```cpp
struct sgrl_engine {
  int n_morph = 0, n_env = 0, stride = 0, lds_bytes = 0, scratch_stride = 0;
  int obs_max_len = 0, action_max_len = 0;
// ... 188 lines not shown
      for (int g = grp; g < (int)gridDim.x; g += kIngestThreads / kIngestMaxRings) p += w.chunk_hist[g * kIngestMaxRings + ring];
      part[grp][ring] = p;
    }
    __syncthreads();
    if (t < n_rings) {
      long long total = 0;
#pragma unroll
      for (int g = 0; g < kIngestThreads / kIngestMaxRings; g++) total += part[g][t];
      const long long p0 = pos[t];
      w.base[t] = p0;
      pos[t] = (p0 + total) % cap[t];
      pending[t] += total;
    }
    if (t == 0) *w.ticket = 0u;
  }
}
__global__ __launch_bounds__(kIngestThreads) void k_ingest_slots(int n_rows, const long long* __restrict__ cap, long long* ws, long long* __restrict__ slot) {
  __shared__ int keys[kIngestChunk];
  __shared__ int part[8][kIngestMaxRings];
  const IngestWs w = ingest_ws(ws, n_rows);
  const int t = threadIdx.x, c = blockIdx.x, r = c * kIngestChunk + t;
  const int k = r < n_rows ? w.key[r] : -1;
  keys[t] = k;
  {
    const int ring = t & 31, grp = t >> 5;
    int p = 0;
    for (int g = grp; g < c; g += 8) p += w.chunk_hist[g * kIngestMaxRings + ring];
    part[grp][ring] = p;
  }
  __syncthreads();
  long long sl = -1;
  if (k >= 0) {
    int rank = 0;
#pragma unroll
    for (int g = 0; g < 8; g++) rank += part[g][k];
    for (int j = 0; j < t; j++) rank += keys[j] == k ? 1 : 0;
    sl = (w.base[k] + rank) % cap[k];
  }
  if (r < n_rows) slot[r] = sl;
}

extern "C" {

const char* sgrl_last_error(void) { return g_err.c_str(); }
const char* sgrl_version(void) { return "sgrl-hip 0.2.0 (gfx950)"; }
#ifdef SGRL_PHASE_PROF
int sgrl_phase_prof(unsigned long long* host, int n_env, int reset) {
  if (hipDeviceSynchronize() != hipSuccess) return -1;
  if (host && hipMemcpyFromSymbol(host, HIP_SYMBOL(sgrl_engine_dev::g_phase_prof), sizeof(unsigned long long) * 16 * (size_t)n_env) != hipSuccess) return -2;
  if (reset) { static unsigned long long z[16 * 65536]; if (hipMemcpyToSymbol(HIP_SYMBOL(sgrl_engine_dev::g_phase_prof), z, sizeof(z)) != hipSuccess) return -3; }
  return 0;
}
#endif

void sgrl_engine_destroy(sgrl_engine* e) {
  if (!e) return;
  for (auto p : e->d_ib) if (p) (void)hipFree(p);
  for (auto p : e->d_fb) if (p) (void)hipFree(p);
  if (e->d_morphs) (void)hipFree(e->d_morphs);
  if (e->d_env_morph) (void)hipFree(e->d_env_morph);
  if (e->d_block_env) (void)hipFree(e->d_block_env);
  if (e->d_step_env) (void)hipFree(e->d_step_env);
  if (e->d_step_mate) (void)hipFree(e->d_step_mate);
  if (e->d_rec) (void)hipFree(e->d_rec);
  if (e->d_cnt) (void)hipFree(e->d_cnt);
  if (e->d_scratch) (void)hipFree(e->d_scratch);
  if (e->d_cam_dist) (void)hipFree(e->d_cam_dist);
  for (auto& g : e->groups) { if (g.stream) (void)hipStreamDestroy(g.stream); if (g.done) (void)hipEventDestroy(g.done); }
  if (e->fork) (void)hipEventDestroy(e->fork);
  delete e;
}

int sgrl_engine_create(int n_morph, const int32_t* const* ib, const int32_t* ib_len, const double* const* fb,
                       const int32_t* fb_len, const int32_t* morph_count, int obs_max_len, int action_max_len,
                       uint64_t seed, uint32_t env_id_base, int max_episode_steps, sgrl_engine** out) {
  if (!out) return fail(SGRL_ERR_ARG, "out is null");
  *out = nullptr;
  if (n_morph <= 0 || !ib || !ib_len || !fb || !fb_len || !morph_count) return fail(SGRL_ERR_ARG, "null or empty morphology list");
  int ndev = 0;
  (void)hipGetLastError();
  const hipError_t dev_err = hipGetDeviceCount(&ndev);
  if (dev_err != hipSuccess || ndev == 0)
    return fail(SGRL_ERR_HIP, std::string("no HIP device visible: libsgrl_hip.so needs an MI355X (there is no CPU fallback) [") +
                                  hipGetErrorString(dev_err) + ", " + std::to_string(ndev) + " devices]");
  sgrl_engine* e = new sgrl_engine();
  e->n_morph = n_morph;
  e->obs_max_len = obs_max_len;
  e->action_max_len = action_max_len;
  std::vector<int32_t> env_morph;
  std::vector<MorphDev> morphs(n_morph);
  e->d_ib.assign(n_morph, nullptr);
  e->d_fb.assign(n_morph, nullptr);
  int rc = SGRL_OK;
  for (int k = 0; k < n_morph && rc == SGRL_OK; k++) {
    SgrlModelView v;
    if (!ib[k] || !fb[k] || ib_len[k] < SGRL_NHDR || sgrl_model_view(ib[k], fb[k], &v) != 0) { rc = fail(SGRL_ERR_MODEL, "bad magic in model blob " + std::to_string(k)); break; }
    if (v.n_int != ib_len[k] || v.n_f64 != fb_len[k]) { rc = fail(SGRL_ERR_MODEL, "model blob " + std::to_string(k) + " has unexpected length"); break; }
    if (v.nv > 64 || v.nbody > 64 || v.npair > 64) { rc = fail(SGRL_ERR_LIMIT, "morphology exceeds 64 dofs/bodies/pairs"); break; }
    if ((v.nv | 1) > sgrl::kSlabLdy || ib[k][SGRL_H_MAX_ROWS] > sgrl::kSlabRows) { rc = fail(SGRL_ERR_LIMIT, "morphology exceeds the HBM constraint slab (nv <= 46, max_rows <= 256)"); break; }
    e->scratch_stride = std::max(e->scratch_stride, sgrl::slab_doubles(ib[k][SGRL_H_MAX_ROWS], v.nv | 1));
    e->max_geoms = std::max(e->max_geoms, v.ngeom);
    const int L = v.nbody - 1;
    if (41 * L > obs_max_len || 3 * L > action_max_len) { rc = fail(SGRL_ERR_ARG, "obs_max_len/action_max_len too small for morphology " + std::to_string(k)); break; }
    if (morph_count[k] < 0) { rc = fail(SGRL_ERR_ARG, "negative morph_count"); break; }
    sgrl::Layout o;
    sgrl::make_layout(ib[k], &o, v.n_int, SGRL_STAGE_FLOATS ? v.n_f64 : 0);
// ... 364 lines not shown
```

sgrl_amd/csrc/step_body.h:

```cpp
#pragma once

#include <math.h>
#include <stdint.h>

#include "../../include/sgrl_model.h"

#ifdef __HIPCC__
#define SGRL_DEV __device__ __forceinline__
#else
#define SGRL_DEV inline
#endif

namespace sgrl {

constexpr double kMinVal = 1e-15;
constexpr double kMinImp = 0.0001;
constexpr double kMaxImp = 0.9999;
constexpr double kPi = 3.14159265358979323846;
constexpr int kNAMax = 32;
constexpr int kBppMaxIter = 40;
constexpr int kSlabRows = 256;
constexpr int kPivotRows = 64;
constexpr int kPrevRows = 48;
constexpr int kSlabLdy = 47;
// ... 218 lines not shown
  double a[3], b[3], c[3];
  cross3(a, vel, f); cross3(b, vel + 3, f + 3); cross3(c, vel, f + 3);
  r[0] = a[0] + b[0]; r[1] = a[1] + b[1]; r[2] = a[2] + b[2];
  r[3] = c[0]; r[4] = c[1]; r[5] = c[2];
}
SGRL_DEV void ld3(double* r, const double* p) { r[0] = p[0]; r[1] = p[1]; r[2] = p[2]; }
SGRL_DEV void ld6(double* r, const double* p) { r[0] = p[0]; r[1] = p[1]; r[2] = p[2]; r[3] = p[3]; r[4] = p[4]; r[5] = p[5]; }
SGRL_DEV int popcount64(uint64_t x) {
#ifdef __HIPCC__
  return __popcll(x);
#else
  return __builtin_popcountll(x);
#endif
}
SGRL_DEV int clz64(uint64_t x) {
#ifdef __HIPCC__
  return __clzll((long long)x);
#else
  return __builtin_clzll(x);
#endif
}
SGRL_DEV int tri(int i) { return i * (i + 1) / 2; }
SGRL_DEV void tri_decode(int p, int* a_out, int* b_out) {
  int a = (int)((sqrtf(8.0f * (float)p + 1.0f) - 1.0f) * 0.5f);
  a += ((a + 1) * (a + 2) / 2 <= p) ? 1 : 0;
  a -= (a * (a + 1) / 2 > p) ? 1 : 0;
  *a_out = a; *b_out = p - a * (a + 1) / 2;
}
SGRL_DEV bool dof_in_mask(sgrl_itab_t mask2, int d) {
  const uint32_t w = (uint32_t)(d < 32 ? mask2[0] : mask2[1]);
  return (w >> (d & 31)) & 1u;
}

SGRL_DEV double rng_uniform01(uint64_t seed, uint32_t env_id, uint32_t episode, uint32_t stream, uint32_t idx) {
  uint32_t c0 = idx >> 2, c1 = episode, c2 = stream, c3 = (uint32_t)(seed >> 32);
  uint32_t k0 = (uint32_t)seed, k1 = env_id;
  for (int r = 0; r < 10; r++) {
    const uint64_t p0 = (uint64_t)0xD2511F53u * c0, p1 = (uint64_t)0xCD9E8D57u * c2;
    const uint32_t n0 = (uint32_t)(p1 >> 32) ^ c1 ^ k0, n1 = (uint32_t)p1;
    const uint32_t n2 = (uint32_t)(p0 >> 32) ^ c3 ^ k1, n3 = (uint32_t)p0;
    c0 = n0; c1 = n1; c2 = n2; c3 = n3;
    k0 += 0x9E3779B9u; k1 += 0xBB67AE85u;
  }
  const uint32_t lane = idx & 3u;
  const uint32_t x = lane == 0 ? c0 : (lane == 1 ? c1 : (lane == 2 ? c2 : c3));
  return ((double)x + 0.5) * (1.0 / 4294967296.0);
}

#ifdef SGRL_PHASE_PROF
#define SGRL_TICK(id) w.tick(id)
#else
#define SGRL_TICK(id)
#endif
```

■ **Exercise details**
Count the lines of the material above that contain "ndev"; your reply is that number and no more.

■ **Reply**
4